Date: Fri, 17 Jan 2014 19:24:50 -0800
From: Ralph Castain <r...@open-mpi.org>

The most common cause of this problem is a firewall between the
nodes - you can ssh across, but not communicate. Have you checked
to see that the firewall is turned off?

Turns out some iptables rules (typical on our clusters) were active.
They are now turned off for continued testing as suggested.

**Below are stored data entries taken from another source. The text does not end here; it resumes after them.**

@@ -730,15 +739,32 @@
                 if (HX_UNLIKELY(cpos < 0)) break;
                 ppos = lst.take_first(U);
                 const uint32_t cid = lst.id_at((uint32_t)cpos);
-                if (ppos >= 0) pid = lst.id_at((uint32_t)ppos);
+                if constexpr (MISS_AHEAD) {
+                    if (ppos >= 0) {
+                        pkey = lst.key_at((uint32_t)ppos);
+                        pid = (uint32_t)pkey;
+                    }
+                } else {
+                    if (ppos >= 0) pid = lst.id_at((uint32_t)ppos);
+                }
                 lst.mark((uint32_t)cpos, lane);
                 n_exp++;
+#ifdef HX_STAMPS
+                if (dbg_follow) {
+                    if (cid == dbg_pred_c && pid == dbg_pred_p) dbg_acc[19]++;
+                    if (pid == dbg_old_p) dbg_acc[20]++;
+                    dbg_follow = false;
+                }
+                dbg_took_pre = pre_c == cid && pre_p == pid;
+#endif
                 if (HX_LIKELY(pre_c == cid && pre_p == pid)) {
                     nb = pre_nb;
+                    if constexpr (MISS_KEEP) kept = carry;
                 } else {
                     if (slot < S0 && (!upper || ppos >= 0)) nb = a.adj0[(size_t)(upper ? pid : cid) * S0 + slot];
                 }
                 pre_c = HX_EMPTY_SLOT;
+                carry = false;
             }
 #ifdef HX_STAMPS
             asm volatile("s_waitcnt vmcnt(0)" ::: "memory");
@@ -746,6 +772,12 @@
 #endif
             STAMP(f1);
             STAMP_ADD(0, f0, f1);
+#ifdef HX_STAMPS
+            if (!ovf_pass && dbg_took_pre) {
+                dbg_acc[21] += f1 - f0;
+                dbg_acc[22]++;
+            }
+#endif
             const u64 pm = ovf_pass ? 0ull : __ballot((int32_t)nb < -1);
             const bool spec_ok = ppos >= 0 && (pm >> 32) == 0;
             const bool valid = (int32_t)nb >= 0 && (!upper || spec_ok);
@@ -759,14 +791,15 @@
             const bool want_pre = vt != 4u;
             const uint32_t ct = upper ? 4u : vt;
             bool fresh = false;
-            float dist = 0.0f;
+            const bool keptl = MISS_KEEP && kept && upper;
+            float dist = keptl ? kdist : 0.0f;
             if constexpr (COOP) {
                 const uint32_t old = SPILLV ? vis.claim2(nb, vb, ct) : vis.claim(nb, vb, ct);
                 fresh = old == HX_EMPTY_SLOT;
                 const bool pend = (ct != 4u) & !fresh;
                 if (HX_UNLIKELY(__ballot(pend) != 0)) fresh = SPILLV ? vis.finish2(nb, vb, ct, pend, fresh) : vis.finish(nb, vb, ct, pend, fresh);
                 dist = dist_of(nb, upper ? want_pre : fresh);
-            } else if (want_pre) {
+            } else if (want_pre && !keptl) {
                 const uint4 *src = reinterpret_cast<const uint4 *>(a.rows + (size_t)nb * DS);
                 uint4 w[DS / 4];
 #pragma unroll
@@ -814,6 +847,12 @@
             if (want && !nan) key = ((u64)__builtin_bit_cast(uint32_t, dist) << 32) | nb;
             STAMP(f2);
             STAMP_ADD(1, f1, f2);
+#ifdef HX_STAMPS
+            if (kept) {
+                dbg_acc[23] += f2 - f1;
+                dbg_acc[24]++;
+            }
+#endif
             STAMP(f3);
 #ifdef HX_STAMPS
             {
@@ -825,6 +864,45 @@
             if (HX_UNLIKELY((nanm & 0xFFFFFFFFull) != 0)) {
                 status = HNSW_ERR_NAN_INPUT;
                 break;
+            }
+            if constexpr (MISS_AHEAD) {
+                const u64 bm = __ballot(!upper && key < pkey);
+                if (HX_UNLIKELY(bm != 0) && spec_ok && pm == 0) {
+                    u64 k1 = rdlane64(key, (uint32_t)__ffsll((long long)bm) - 1), k2 = LK_INVALID;
+                    u64 rest = bm & (bm - 1);
+                    if (rest != 0) {
+                        const u64 t2 = rdlane64(key, (uint32_t)__ffsll((long long)rest) - 1);
+                        rest &= rest - 1;
+                        k2 = max(k1, t2);
+                        k1 = min(k1, t2);
+                        for (int i = 2; i < 32 && rest != 0; i++) {
+                            const u64 t = rdlane64(key, (uint32_t)__ffsll((long long)rest) - 1);
+                            rest &= rest - 1;
+                            k2 = t < k1 ? k1 : min(k2, t);
+                            k1 = min(k1, t);
+                        }
+                    }
+                    const bool again = k2 == LK_INVALID;
+#ifdef HX_STAMPS
+                    {
+                        const uint32_t nbel = (uint32_t)__popcll(bm);
+                        if (nbel == 1) dbg_acc[16]++; else if (nbel == 2) dbg_acc[17]++; else dbg_acc[18]++;
+                        dbg_follow = true;
+                        dbg_pred_c = (uint32_t)k1;
+                        dbg_pred_p = again ? pid : (uint32_t)k2;
+                        dbg_old_p = pid;
+                    }
+#endif
+                    pre_c = (uint32_t)k1;
+                    pre_p = again ? pid : (uint32_t)k2;
+                    const bool held = upper && again;
+                    pre_nb = held ? nb : HX_EMPTY_SLOT;
+                    if (slot < S0 && !held) pre_nb = a.adj0[(size_t)(upper ? pre_p : pre_c) * S0 + slot];
+                    if constexpr (MISS_KEEP) {
+                        carry = again;
+                        kdist = dist;
+                    }
+                }
             }
             lst.merge(upper ? LK_INVALID : key, ef, perm, lane);
             STAMP(f3b);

I have
rerun the mpi_test code, this time using a debug enabled build of openmpi/1.6.5 keeping with the intel compiler.

As shown below the problem is still there. I'm including some gdb
output this time. The job is shown to succeed using only eth0 over
1g but hang nearly immediately when the eth2 over 10g interface is
included.  Any more suggestions would be greatly appreciated.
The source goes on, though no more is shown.